A day or so later, Medlen found a printout from McDowell in his locker, an excerpt from the book “The Mental ABC’s of Pitching” by late sports psychologist Harvey Dorfman.

“I was focusing so much on my record, rather than just what I can control and that’s what that little piece was about,” said Medlen, who started to focus more on simply executing his pitches. “You can’t control whether the hitter is going to break his bat and get a base hit or if the shortstop makes an error. You worry about your job, which is executing that pitch.

“It just put things in perspective. I’m doing things the right way, staying true to myself and just being aggressive. Sure, I’m going to leave some balls down the middle. I feel like if I execute them, I should get some good results, eight, nine times out of 10.”

The Braves have won five of Medlen’s past seven starts since.

“He’s pitched as good as he did last year,” Hudson said. “And his won-loss record, the team’s won-loss record when he pitching, isn’t what people are accustomed to seeing.
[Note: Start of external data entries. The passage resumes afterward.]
+__global__ __launch_bounds__(256) void k_sb_gemm_w32(int64_t R, const float *__restrict__ X, int64_t ldx, const float *__restrict__ W, int64_t ldw,
+                                                     const float *__restrict__ bias, const float *addend, int64_t lda, float *Y, int64_t ldy, int relu,
+                                                     int mask_tiles, float *__restrict__ colsum_part) {
+    static_assert(KC % 2 == 0 && KC * NT == 12, "the 384-wide shapes: 12 x 1 or 4 x 3");
+    extern __shared__ uint4 sbw_tile[];
+    constexpr int IMG = 3 * KC * 2 * 64, UPW = KC / 2, TPW = 2 * NT;
+    constexpr bool MASK = OPT & 4, BITS = (OPT & 4) && (OPT & 16), EARLY = (OPT & 1) && !BITS;
+    const int tid = threadIdx.x, w = tid >> 6, l = tid & 63, i = l & 15, gq = l >> 4;
+    uint4 wg[TPW][KC][3];
+#pragma unroll
+    for (int s = 0; s < TPW; s++) {
+        const float *rw = W + (size_t)(16 * (TPW * w + s) + i) * ldw + 8 * gq;
+#pragma unroll
+        for (int c = 0; c < KC; c++) sb_split8(*(const float4 *)(rw + 32 * c), *(const float4 *)(rw + 32 * c + 4), wg[s][c]);
+    }
+    const int64_t n_it = (R + 31) / 32;
+    float4 pf[UPW][2];
+    auto fetch1 = [&](int n, int64_t it) {
+        const int blk = w * UPW + n, c = blk >> 1, rt = blk & 1;
+        int64_t row = it * 32 + rt * 16 + i;
+        row = row < R ? row : R - 1;
+        const float *src = X + row * ldx + 32 * c + 8 * gq;
+        if constexpr (SBG_ABLATE & 4) {
+            pf[n][0] = pf[n][1] = make_float4((float)row * 1e-6f, 0.5f, -0.25f, (float)c);
+        } else {
+            pf[n][0] = *(const float4 *)src;
+            pf[n][1] = *(const float4 *)(src + 4);
+        }
+    };
+    auto stage1 = [&](int n, uint4 *img) {
+        const int blk = w * UPW + n;
+        uint4 p_[3];
+        sb_split8(pf[n][0], pf[n][1], p_);
+#pragma unroll
+        for (int p = 0; p < 3; p++) img[(p * KC * 2 + blk) * 64 + l] = p_[p];
+    };
+    int64_t it = blockIdx.x;
+#pragma unroll
+    for (int n = 0; n < UPW; n++) fetch1(n, it);
+#pragma unroll
+    for (int n = 0; n < UPW; n++) stage1(n, sbw_tile);
+#pragma unroll
+    for (int n = 0; n < UPW; n++) fetch1(n, it + gridDim.x);
+    lds_barrier();
+    int cur = 0;
+    float4 cs[TPW];
+#pragma unroll
+    for (int s = 0; s < TPW; s++) cs[s] = make_float4(0.f, 0.f, 0.f, 0.f);
+    for (; it < n_it; it += gridDim.x) {
+        const uint4 *tb = sbw_tile + cur * IMG + l;
+        uint4 *nimg = sbw_tile + (cur ^ 1) * IMG;
+        float4 a4[TPW][2];
+        unsigned mb[TPW][2];
+        if constexpr (EARLY) {
+#pragma unroll
+            for (int rt = 0; rt < 2; rt++) {
+                int64_t row = it * 32 + rt * 16 + i;
+                row = row < R ? row : R - 1;
+#pragma unroll
+                for (int s = 0; s < TPW; s++) a4[s][rt] = *(const float4 *)(addend + row * lda + 16 * (TPW * w + s) + 4 * gq);
+            }
+        }
+        f32x4 acc[TPW][2];
+#pragma unroll
+        for (int s = 0; s < TPW; s++) acc[s][0] = acc[s][1] = (f32x4){0.f, 0.f, 0.f, 0.f};
+        uint4 nb0[3], nb1[3];
+#pragma unroll
+        for (int p = 0; p < 3; p++) { nb0[p] = tb[(p * KC * 2) * 64]; nb1[p] = tb[(p * KC * 2 + 1) * 64]; }
+#pragma unroll
+        for (int c = 0; c < KC; c++) {
+            uint4 b0[3], b1[3];
+#pragma unroll
+            for (int p = 0; p < 3; p++) { b0[p] = nb0[p]; b1[p] = nb1[p]; }
+            if (c + 1 < KC) {
+#pragma unroll
+                for (int p = 0; p < 3; p++) { nb0[p] = tb[(p * KC * 2 + 2 * c + 2) * 64]; nb1[p] = tb[(p * KC * 2 + 2 * c + 3) * 64]; }
+            }
+            __builtin_amdgcn_sched_barrier(0);
+#define SBW_MMA(pi, pj)                                                                                                                             \
+            _Pragma("unroll") for (int s = 0; s < TPW; s++) {                                                                                         \
+                acc[s][0] = __builtin_amdgcn_mfma_f32_16x16x32_bf16(__builtin_bit_cast(bf16x8, wg[s][c][pi]), __builtin_bit_cast(bf16x8, b0[pj]), acc[s][0], 0, 0, 0); \
+                acc[s][1] = __builtin_amdgcn_mfma_f32_16x16x32_bf16(__builtin_bit_cast(bf16x8, wg[s][c][pi]), __builtin_bit_cast(bf16x8, b1[pj]), acc[s][1], 0, 0, 0); \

That’s the nature of the game. That’s how it is.”

Logic tells Medlen he couldn’t possibly have kept up the pace of last season, when he went 10-1 with 1.57 ERA, including 9-0 with a 0.97 ERA as a starter.
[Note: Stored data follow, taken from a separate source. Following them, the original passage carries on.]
enum {
    F_L0 = 0, F_L1, F_L2, F_L3, F_L4, F_L5, F_L5E, F_L6, F_L7, F_DEN, F_EXTRA, F_VIEW, F_COLOR, F_COUNT
};
enum {
    B_COLOR = 0, B_VIEW, B_EXTRA, B_L7, B_L6, B_L5, B_L4, B_L3, B_L2, B_L1, B_DENC0, B_DENC1, B_COUNT
};
__host__ __device__ constexpr int fwd_ks(int i) {
    return (i == F_L0 || i == F_L5E) ? KS_ENC : i == F_VIEW ? KS_H + KS_PAD : i == F_COLOR ? KS_C : KS_H;
}
__host__ __device__ constexpr int fwd_nt(int i) { return (i == F_DEN || i == F_COLOR) ? 1 : i == F_VIEW ? NT_C : NT_H; }
__host__ __device__ constexpr int bwd_ks(int i) {
    return i == B_COLOR ? 1 : i == B_VIEW ? KS_C : i == B_EXTRA ? KS_H + 1 : KS_H;
}
__host__ __device__ constexpr int bwd_nt(int i) { return i == B_COLOR ? NT_C : (i == B_DENC0 || i == B_DENC1) ? NT_ENC : NT_H; }
template <int NP>
__host__ __device__ constexpr int chunks_of(int KS, int NT) { return (KS * NT + Cfg<NP>::PER - 1) / Cfg<NP>::PER; }
template <int NP>
__host__ __device__ constexpr int fwd_chunk0(int i) {
    int c = 0;
    for (int k = 0; k < i; ++k) c += chunks_of<NP>(fwd_ks(k), fwd_nt(k));
    return c;
}
template <int NP>
__host__ __device__ constexpr int bwd_chunk0(int i) {
    int c = 0;
    for (int k = 0; k < i; ++k) c += chunks_of<NP>(bwd_ks(k), bwd_nt(k));
    return c;
}

struct PackSeg {
    int64_t off;
    int ld;
    int k0, kvalid;
    int transposed;
    int col0;
};
struct PackLayer {
    int chunk0, KS, NT;
    int rows_valid;
    int nseg;
    PackSeg seg[2];
    int64_t aux_off;
    int aux_n;
};
#define PACK_MAXL 32
struct PackTable {
    PackLayer L[PACK_MAXL];
    int n, nchunks;
};

constexpr int EXP_TOP = 15;
constexpr int EXP_CAP = 80;
constexpr int EXP_CAP_W = 30;
constexpr int EXP_CAP_Z = 120;
__device__ __forceinline__ int scale_exp(float amax, int cap = EXP_CAP) {
    const int e = EXP_TOP - __builtin_amdgcn_frexp_expf(amax);
    return e > cap ? cap : e;
}
constexpr int WEXP_SLICES = 16;
__global__ void k_chain_wexp(PackTable tab, const float* params, uint32_t* wmax) {
    const PackLayer& L = tab.L[blockIdx.x];
    float m = 0.f;
    for (int s = 0; s < L.nseg; ++s) {
        const PackSeg& sg = L.seg[s];
        const int n = L.rows_valid * sg.kvalid;
        for (int idx = threadIdx.x + blockDim.x * blockIdx.y; idx < n; idx += blockDim.x * WEXP_SLICES) {
            const int i = idx / sg.kvalid, kr = idx - i * sg.kvalid;
            const float x = sg.transposed ? params[sg.off + (int64_t)kr * sg.ld + sg.col0 + i]
                                          : params[sg.off + (int64_t)i * sg.ld + sg.col0 + kr];
            m = fmaxf(m, fabsf(x));
        }
    }
    __shared__ float red[256];
    red[threadIdx.x] = m;
    __syncthreads();
    for (int o = 128; o > 0; o >>= 1) {
        if ((int)threadIdx.x < o) red[threadIdx.x] = fmaxf(red[threadIdx.x], red[threadIdx.x + o]);
        __syncthreads();
    }
    if (threadIdx.x == 0) wmax[blockIdx.x * WEXP_SLICES + blockIdx.y] = __float_as_uint(red[0]);
}

template <int NP>
__global__ void k_chain_pack(PackTable tab, const float* params, unsigned char* out, int* wexp) {
    constexpr int CF = Cfg<NP>::CF, SLOT = Cfg<NP>::SLOT, PER = Cfg<NP>::PER;
    const int64_t gid = (int64_t)blockIdx.x * blockDim.x + threadIdx.x;
    const int lane = (int)(gid & 63);
    const int64_t fi = gid >> 6;
    const int chunk = (int)(fi / (CF + 1)), f = (int)(fi % (CF + 1));
    if (chunk >= tab.nchunks) return;
    int li = 0;
    for (int i = 1; i < tab.n; ++i)
        if (chunk >= tab.L[i].chunk0) li = i;
    const PackLayer& L = tab.L[li];
    unsigned char* dst = out + (int64_t)chunk * SLOT + f * 1024 + lane * 16;
    if (f == CF) {
        float v[4] = {0.f, 0.f, 0.f, 0.f};
        if (chunk == L.chunk0 + (L.KS * L.NT + PER - 1) / PER - 1 && L.aux_off >= 0)
            for (int q = 0; q < 4; ++q)
                if (lane * 4 + q < L.aux_n) v[q] = params[L.aux_off + lane * 4 + q];
        memcpy(dst, v, 16);
        return;
    }
    const int p = f % NP;
    const int step = (chunk - L.chunk0) * PER + f / NP;
    int wex = 0;
    if constexpr (NP == 2) {
        const uint32_t* wm = reinterpret_cast<const uint32_t*>(wexp) + 32 + li * WEXP_SLICES;
        uint32_t top = 0u;
#pragma unroll
        for (int sl = 0; sl < WEXP_SLICES; ++sl) top = wm[sl] > top ? wm[sl] : top;
        wex = scale_exp(__uint_as_float(top), EXP_CAP_W);
        if (chunk == L.chunk0 && f == 0 && lane == 0) wexp[li] = wex;
    }
    unsigned short o[8] = {0, 0, 0, 0, 0, 0, 0, 0};
    if (step < L.KS * L.NT) {
        const int ks = step / L.NT, tt = step % L.NT;
        const int i = TILE * tt + (lane % TILE), g = lane / TILE;
        for (int j = 0; j < 8; ++j) {
            const int k = kmap(ks, g, j);
            float x = 0.f;
            if (i < L.rows_valid)
                for (int s = 0; s < L.nseg; ++s) {
                    const PackSeg& sg = L.seg[s];
                    const int kr = k - sg.k0;
                    if (kr >= 0 && kr < sg.kvalid)
                        x = sg.transposed ? params[sg.off + (int64_t)kr * sg.ld + sg.col0 + i]
                                          : params[sg.off + (int64_t)i * sg.ld + sg.col0 + kr];
                }
            unsigned short bits;
            if constexpr (NP == 2) {
                const float t = ldexpf(x, wex);
                const _Float16 hh = (_Float16)t;
                const _Float16 r = p == 0 ? hh : (_Float16)(t - (float)hh);
                __builtin_memcpy(&bits, &r, 2);
            } else {
                const __bf16 hb = (__bf16)x;
                __bf16 r = hb;
                if (p >= 1) {
                    const float r1 = x - (float)hb;
                    const __bf16 mb = (__bf16)r1;
                    r = mb;
                    if (p == 2) r = (__bf16)(r1 - (float)mb);
                }
                __builtin_memcpy(&bits, &r, 2);
            }
            o[j] = bits;
        }
    }
    memcpy(dst, o, 16);
}

#if defined(PN_TRACE_CHAIN) || defined(PN_TRACE_WG)
__device__ unsigned long long g_chain_trace[64];
extern "C" int pn_chain_trace_read(unsigned long long* out) {
    return hipMemcpyFromSymbol(out, HIP_SYMBOL(g_chain_trace), sizeof(unsigned long long) * 64) == hipSuccess ? 0 : -4;
}
#endif
#ifdef PN_TRACE_CHAIN
#define TR(i)                                                                                          \
    do {                                                                                               \
        if (blockIdx.x == 0 && threadIdx.x == 0 && st == (int64_t)gridDim.x) g_chain_trace[i] = __builtin_amdgcn_s_memtime(); \
    } while (0)
#define TRX(i)                                                                                 \
    do {                                                                                       \
        if (blockIdx.x == 0 && threadIdx.x == 0) g_chain_trace[i] = __builtin_amdgcn_s_memtime(); \
    } while (0)
#else
#define TR(i)
#define TRX(i)
#endif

Yet a closer look at his 2013 numbers shows a pitcher who’s not that far off. His WHIP (walks plus hits per innings pitched) is still solid at 1.27, compared to a microscopic 0.91 of last year, and his 2.96 ERA is still tied for 13th best in the National League.

“More guys are getting on base, but I’m getting out of it,” Medlen said. “So I’m making pitches when I have to.”

Admittedly, Medlen’s mechanics weren’t clicking his first few starts, especially with command of his inside pitches to left-handed hitters. He went through something similar early last season, struggling to get a feel and giving up two-strike hits. But he was pitching in the bullpen at the time, so it wasn’t quite as noticeable.

Complicating matters this season has been a lack of run support, which at 1.9 runs per game is lowest among Braves starters.

Still, for everything that went right last season, some of what Medlen has endured this season has been fluky. There was a start in Pittsburgh where the grounds crew drew up a crooked set of batter’s boxes, not good for a pitcher working through some command issues.

There have been defensive lapses behind him, like the grounder down the line by the Nationals’ Denard Span that third baseman Chris Johnson actually appealed to Major League Baseball to change from a double to an error. Two runs scored on the play in a 3-1 loss. (Johnson’s request was later denied).

In his most recent outing Wednesday against the Mets, Medlen somehow had the idea to go for a triple play instead of the more certain double play and threw away a ball to third base. Every coach he’s ever had cringed like manager Fredi Gonzalez did, behind the 1,000-yard stare he wore in the Braves dugout.

Two runs scored on the play and a game-tying three came in during the inning, though the Braves rallied to win 5-3. Medlen can laugh about the triple play try now.

“I’m an extremely positive thinker,” Medlen said. “I was thinking, ‘Damn, that would be sweet, like watch how cool this is going to be?’”

Ultimately, Medlen knows that positive attitude is going to serve him well. As for the negative? He can use that as a tool as well.

“You learn the most when you lose and you get beat down,” Medlen said. “In football, it’s: ‘I’m fast, I’m strong, I’m big. I’m going to be good.’ In baseball, I think it’s more internal, mental, heart, intestinal fortitude — that kind of stuff.”